Na Suprema Corte, há visível perseguição aos antagonistas do poder, não se sabe se por encomenda ou por arbítrio, faço uma ressalva aos atos de vandalismo em que o Ministro Alexandre de Moraes decretou a prisão de 1399 autointitulados patriotas; por mais que parecera afronta ao Estado Democrático, Moraes evitou o que poderia ser muito pior, mas causou espécie, o tempo esticado de prisão e a patente opressão.
Augusto Aras, o pivô do Poder Judiciário, age com o método de João Bobo, pendendo entre o bolsonarismo e o lulismo, tentando se equilibrar no poder por mais tempo; na casta judiciária, é o que melhor representa aquilo se convencionou chamar de bolsopetismo.
Convidar o ditador russo Vladimir Putin para o Brasil sob a alegação de que aqui quem manda é ele, fingindo desconhecer o Tribunal Penal de Haia, que ele já indicou uma representante brasileira há 20 anos – a juíza Sylvia Steiner, e mesmo tribunal que fora apelado por sua defesa em 2018, é a prova cabal de que Lula não é mais levado à sério, embora se confunda protocolo com diplomacia e boa articulação geopolítica, haja vista, a recente mudança que turbinou o BRICS celebrada por seus adeptos que não consideram a proporção e o números de ditadores e/ou populistas em seus quadros, sem contar que na esteira está a Venezuela de Nicolás Maduro.
A formação do BRICS para janeiro próximo, se fosse um país teria um PIB de U$ 31,25 trilhões, 35% do PIB mundial; com IDH de 0,639, na 133ª posição – o Brasil ocupa atualmente, a 66ª posição, população de 3.65 bilhões de pessoas, 45,6% da população mundial, com população islâmica de 472,7 milhões de pessoas.
A nova formação do BRICS será composta por países aliados ou simpáticos a Vladimir Putin, os sauditas defenestram continuadamente o mercado norteamericano em vários segmentos, o mercado energético e petrolífero entre russos e sauditas é economicamente ajustado, agora com apoio ainda mais firme de Xi Ji Ping, líder chinês, tudo alinhavado sob a influência de Lula, mas é claro que esta união tem tudo para ser nociva, o Brasil sai do protagonismo no bloco para status de coadjuvante, com o agravante de alimentar ainda mais os discursos de guerra.
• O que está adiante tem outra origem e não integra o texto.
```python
class Executor:

    def __init__(self):
        self._dll = lib.load()
        self.handle = self._dll.ptv3_executor_create()
        if not self.handle:
            raise RuntimeError("ptv3_executor_create failed")

    def __deepcopy__(self, memo):
        return Executor()

    def __reduce__(self):
        return (Executor, ())

    def __del__(self):
        try:
# ... 210 lines not shown
            def gen():
                return dict(code=torch.empty(k * cap_n, dtype=torch.int64, device=dev),
                            order=torch.empty(k * cap_n, dtype=torch.int64, device=dev),
                            inverse=torch.empty(k * cap_n, dtype=torch.int64, device=dev),
                            batch=torch.empty(cap_n, dtype=torch.int64, device=dev),
                            out_feat=torch.empty(cap_n * c_out, dtype=dtype, device=dev),
                            out_head=(torch.empty(cap_n * c_head, dtype=torch.float32, device=dev)
                                      if head is not None else None))
            torch.cuda.synchronize(dev)
            backbone.__dict__["_engine_out_ring"] = None
            ring = {"key": rkey, "cap": cap_n, "i": 0, "bufs": [gen() for _ in range(3)]}
            backbone.__dict__["_engine_out_ring"] = ring
            torch.cuda.synchronize(dev)
        cur = ring["bufs"][ring["i"] % 3]
        ring["i"] += 1
        code, order, inverse = (cur[q][:k * n].view(k, n) for q in ("code", "order", "inverse"))
        out_feat = cur["out_feat"][:n * c_out].view(n, c_out)
        out_head = cur["out_head"][:n * c_head].view(n, c_head) if head is not None else None
        if derive_batch:
            batch = cur["batch"][:n]
            point["batch"] = batch
        converted = [t for t, src in ((gc, point.grid_coord), (offset, point.offset)) if t is not src]
        if not derive_batch and batch is not point.batch:
            converted.append(batch)
        if converted:
            torch.cuda.current_stream().synchronize()
        cur["keep"] = (gc, offset, batch, raw)
    else:
        code = torch.empty((k, n), dtype=torch.int64, device=dev)
        order = torch.empty_like(code)
        inverse = torch.empty_like(code)
        out_feat = torch.empty((n, desc.dec_channels[0]), dtype=dtype, device=dev)
        out_head = torch.empty((n, desc.head_out), dtype=torch.float32, device=dev) if head is not None else None
    arena = backbone.__dict__.get("_engine_arena")
    cap = backbone.__dict__.get("_engine_arena_cap", (0, 0, None, None))
    if arena is None or cap[0] < n or cap[1] < nb or cap[2] != dtype or cap[3] != dev:
        cap = (max(n, int(cap[0] * 1.25)), max(nb, cap[1]), dtype, dev)
        ws_bytes = dll.ptv3_forward_workspace_bytes(ctypes.byref(desc), cap[0], cap[1])
        torch.cuda.synchronize(dev)
        backbone.__dict__["_engine_arena"] = None
        arena = torch.empty(ws_bytes, dtype=torch.uint8, device=dev)
        torch.cuda.synchronize(dev)
        backbone.__dict__["_engine_arena"], backbone.__dict__["_engine_arena_cap"] = arena, cap
    execs = backbone.__dict__.setdefault("_engine_exec", {})
    if dev not in execs:
        with torch.cuda.device(dev):
            execs[dev] = Executor()
    stage_pts = (c_int64 * 8)()
    io = ptv3_forward_io()
    io.executor = execs[dev].handle
    io.grid_coord, io.coord_is_i64 = gc.data_ptr(), int(gc.dtype == torch.int64)
    io.feat, io.offset = feat.data_ptr(), offset.data_ptr()
    io.overlap_calls = int(overlap)
    io.arena_n, io.arena_b = cap[0], cap[1]
    if raw is not None:
        io.raw_feat, io.raw_feat_channels = raw.data_ptr(), raw.shape[1]
        io.raw_feat_dtype = PTV3_F32 if raw.dtype == torch.float32 else PTV3_BF16
    else:
        io.raw_feat = None
    if derive_batch:
        io.batch, io.batch_out = None, batch.data_ptr()
        del point["_batch_pending"]
    else:
        io.batch, io.batch_out = batch.data_ptr(), None
    depth_out = c_int32(0)
    io.offset_host, io.b, io.n, io.depth = None, nb, n, 0
    io.depth_out = addressof(depth_out)
    io.inputs_resident = int(bool(getattr(backbone, "inputs_resident", False)))
    io.order_ids_host, io.pool_perm_host = addressof(order_ids), addressof(perm_arr)
    io.code, io.order, io.inverse = code.data_ptr(), order.data_ptr(), inverse.data_ptr()
    io.out_feat = out_feat.data_ptr()
    io.out_head = out_head.data_ptr() if out_head is not None else None
    io.stage_points_host = addressof(stage_pts)
    rc = dll.ptv3_forward(ctypes.byref(desc), pk.table, len(pk.tensors), ctypes.byref(io), arena.data_ptr(),
                          arena.numel(), ops._stream())
    lib.check(rc, "ptv3_forward")
    depth = int(depth_out.value)
    assert depth * 3 + nb.bit_length() <= 63
    point["order"] = list(backbone.order)
    point["serialized_depth"] = depth
    point["serialized_code"], point["serialized_order"], point["serialized_inverse"] = code, order, inverse
    point["feat"] = out_feat
    point["_stage_points"] = [int(stage_pts[i]) for i in range(S)]
    return point, out_head
```

Baseline: 45.80 Mpoints/s.

## Fork level-0 site/table build onto feature stream to overlap with host readback

Adds a lead_in_order mode that, by default, runs batch derivation, level-0 site extraction and block-table build on the feature stream instead of the geometry stream. The stem conv is deferred until after the host offset readback and validation, so it can overlap with SFC encoding and argsort on the geometry stream. Cross-stream events are added to hand the batch and table to the geometry stream, plus a final join. The fork is skipped when the previous call is still in flight. This adds event and ordering complexity and the risk of cross-stream races.

```diff
diff --git a/include/ptv3_hip.h b/include/ptv3_hip.h
--- a/include/ptv3_hip.h
+++ b/include/ptv3_hip.h
@@ -201,6 +201,7 @@
   int64_t arena_n;
   int32_t arena_b;
   void* executor;
+  int32_t lead_in_order;
 } ptv3_forward_io;
 
 void* ptv3_executor_create(void);
diff --git a/pointcept-keypointdetection_amd/csrc/engine.hip b/pointcept-keypointdetection_amd/csrc/engine.hip
--- a/pointcept-keypointdetection_amd/csrc/engine.hip
+++ b/pointcept-keypointdetection_amd/csrc/engine.hip
@@ -313,22 +313,28 @@
     for (int i = 0; i < k; ++i) { P.wo[i] = wo + (int64_t)i * n_pad; P.wi[i] = wi + (int64_t)i * L.n; }
   }
 
-  hipEvent_t stem_ready = nullptr;
-  void level0_sites(Level& L, const void* grid_in, int is_i64) {
+  hipEvent_t table_ready = nullptr;
+  void level0_sites(Level& L, const void* grid_in, int is_i64, hipStream_t s) {
     L.indices = (int32_t*)G->alloc((size_t)L.n * 16);
     L.row_order = (int32_t*)G->alloc((size_t)L.n * 4);
     int64_t* g64 = (int64_t*)G->alloc((size_t)L.n * 24);
     L.grid = g64;
     L.table_bytes = ptv3_subm_block_table_bytes(L.n);
     L.table = G->alloc(L.table_bytes);
-    RUN(ptv3_subm_sites(L.batch, grid_in, is_i64, L.n, L.indices, g64, L.table, L.table_bytes, sg));
-    RUN(ptv3_subm_build_block_table_zeroed(L.indices, L.n, L.table, L.table_bytes, sg));
-    if (!dry && ok()) { stem_ready = X->event_at(19); (void)hipEventRecord(stem_ready, sg); }
+    RUN(ptv3_subm_sites(L.batch, grid_in, is_i64, L.n, L.indices, g64, L.table, L.table_bytes, s));
+  }
+  void level0_table(Level& L, hipStream_t s) {
+    RUN(ptv3_subm_build_block_table_zeroed(L.indices, L.n, L.table, L.table_bytes, s));
+    if (!dry && ok()) { table_ready = X->event_at(19); (void)hipEventRecord(table_ready, s); }
+  }
+
+  void neighbors3(Level& L, hipStream_t s) {
+    L.nbr3 = (int32_t*)G->alloc((size_t)L.n * 27 * 4);
+    RUN(ptv3_subm_neighbors_blocks(L.indices, L.n, L.table, L.table_bytes, 3, L.nbr3, s));
   }
 
   void level_tables(Level& L, int st) {
-    L.nbr3 = (int32_t*)G->alloc((size_t)L.n * 27 * 4);
-    RUN(ptv3_subm_neighbors_blocks(L.indices, L.n, L.table, L.table_bytes, 3, L.nbr3, sg));
+    if (!L.nbr3) neighbors3(L, sg);
     const int Ke = patch_K(L, d->enc_patch[st]);
     window_plan(L, L.plan[0], Ke);
     if (!d->enc_mode && st < d->num_stages - 1) {
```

Um dia após a atrapalhada fala de Lula sobre convidar Putin para o Brasil, a Rússia recebeu o mais belicoso e bravateiro líder comunista do mundo, Kim Jong-Un, para negociar armas.
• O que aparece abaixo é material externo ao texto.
@@ -2034,6 +2038,58 @@
     rank_push(S, it, tsub, need, shc > 0);
     ret_end(c, nf, acc);
     __syncthreads();
+}
+
+__device__ __forceinline__ void rank_pairs_share(const Eng& E, Ctl* c, uint64_t* LK, uint32_t* LI, uint32_t nf, uint32_t o,
+                                                 uint32_t n, uint32_t g, uint32_t want, uint32_t n_ord) {
+    constexpr int PER = kAllPairsMax / RT;
+    const uint32_t t = threadIdx.x;
+    {
+        uint64_t sk[PER];
+        uint32_t si[PER];
+#pragma unroll
+        for (int j = 0; j < PER; j++) {
+            const uint32_t i = t + (uint32_t)RT * j, ic = i < n ? i : n - 1;
+            sk[j] = E.tmp_key[o + ic];
+            si[j] = E.tmp_id[o + ic];
+        }
+#pragma unroll
+        for (int j = 0; j < PER; j++) {
+            const uint32_t i = t + (uint32_t)RT * j;
+            if (i < n) {
+                LK[i] = sk[j];
+                LI[i] = si[j];
+            }
+        }
+    }
+    __syncthreads();
+    const uint32_t l = t & (uint32_t)(kPairLanes - 1), e0 = g * kPairEnt + t / (uint32_t)kPairLanes;
+    uint64_t k[kPairRegs];
+    uint32_t id[kPairRegs], cnt[kPairRegs];
+#pragma unroll
+    for (int r = 0; r < kPairRegs; r++) {
+        const uint32_t e = e0 + (uint32_t)r * (RT / kPairLanes);
+        k[r] = LK[e < n ? e : n - 1];
+        id[r] = LI[e < n ? e : n - 1];
+        cnt[r] = 0;
+    }
+#pragma unroll 2
+    for (uint32_t j = l; j < n; j += (uint32_t)kPairLanes) {
+        const uint64_t kj = LK[j];
+        const uint32_t ij = LI[j];
+#pragma unroll
+        for (int r = 0; r < kPairRegs; r++) cnt[r] += pair_less(kj, ij, k[r], id[r]) ? 1u : 0u;
+    }
+    uint32_t backm = 0;
+#pragma unroll
+    for (int r = 0; r < kPairRegs; r++) {
+#pragma unroll
+        for (int x = kPairLanes / 2; x > 0; x >>= 1) cnt[r] += __shfl_xor(cnt[r], x);
+        const bool live = l == 0 && e0 + (uint32_t)r * (RT / kPairLanes) < n;
+        if (live && o + cnt[r] < want) emit_pop(E, c, o + cnt[r], k[r], id[r]);
+        backm |= (live && o + cnt[r] >= want ? 1u : 0u) << r;
+    }
+    ret_put_many<kPairRegs>(E, &c->ret_n.v, 0u, nf, n_ord, backm, k, id);
 }
 
 __global__ __launch_bounds__(RT) void k_rank(const Eng* __restrict__ engs) {
@@ -2058,6 +2114,45 @@
         for (uint32_t i = t; i < (uint32_t)kSegs; i += RT) E.fill[i] = 0;
         if (c->giant)
             for (uint32_t i = t; i < (uint32_t)(kMaxLevels * kSub); i += RT) E.subhist[i] = 0;
+        uint32_t np = 0, nb = 0, mn = ~0u, mx = 0;
+        for (uint32_t bi = t; bi < n_big; bi += RT) {
+            const uint4 unit = reinterpret_cast<const uint4*>(E.big_list)[bi];
+            if ((unit.x >> 16) & 0xFFu) continue;
+            const uint32_t n = unit.z;
+            if (n <= kAllPairsMax) {
+                np++;
+                mn = n < mn ? n : mn;
+                mx = n > mx ? n : mx;
+            } else {
+                nb++;
+            }
+        }
+        for (int x = 32; x > 0; x >>= 1) {
+            np += __shfl_xor(np, x);
+            nb += __shfl_xor(nb, x);
+            mn = min(mn, (uint32_t)__shfl_xor(mn, x));
+            mx = max(mx, (uint32_t)__shfl_xor(mx, x));
+        }
+        if ((t & 63u) == 0) {
+            S.cnt[4 * (t >> 6)] = np;
+            S.cnt[4 * (t >> 6) + 1] = nb;
+            S.cnt[4 * (t >> 6) + 2] = mn;
+            S.cnt[4 * (t >> 6) + 3] = mx;
+        }
+        __syncthreads();
+        if (t == 0) {
+            for (int w = 1; w < RT / 64; w++) {
+                np += S.cnt[4 * w];
+                nb += S.cnt[4 * w + 1];
+                mn = min(mn, S.cnt[4 * w + 2]);
+                mx = max(mx, S.cnt[4 * w + 3]);
+            }
+            c->dbg_pairs += np;
+            c->dbg_bucket += nb;
+            if (np && (c->dbg_pairs_min == 0 || mn < c->dbg_pairs_min)) c->dbg_pairs_min = mn;
+            if (mx > c->dbg_pairs_max) c->dbg_pairs_max = mx;
+        }
+        __syncthreads();
     }
     {
         Stamp sub(E, P_RANK_SMALL);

Os movimentos de Lula afastam o Brasil dos Estados Unidos, onde se vê algo semelhante, a aparente senilidade de Joe Biden atraindo para a Casa Branca, Donald Trump. Se lá, há brechas para Trump disputar e assumir a presidência, mesmo se estiver condenado, cá, o bolsonarismo sobrevive ao Bolsonaro, e também poderá surpreender.
A cassação relâmpago de Deltan Dallagnol e a inelegibilidade do ex-presidente Jair Bolsonaro são retratos na galeria de Lula, que só ficará completa com a humilhação de Sergio Moro, mas valendo me da máxima de que o sucesso exige queda, o povo, inclusive aquele que votou em Lula acreditando que este seria um mal menor, dá sinais de descontentamento; os atos de vandalismo trouxeram consequências que inibem protestos mais veementes, oportunizando até aqui o sucesso do atual Presidente, mas já se ouve um clamor por um governo austero, impoluto e no mínimo equilibrado.
Parabéns Max!
Excelente texto que expõe todas as contradições e espírito de vingança que norteia o governo LL e seu ajudante de vingador: Dino.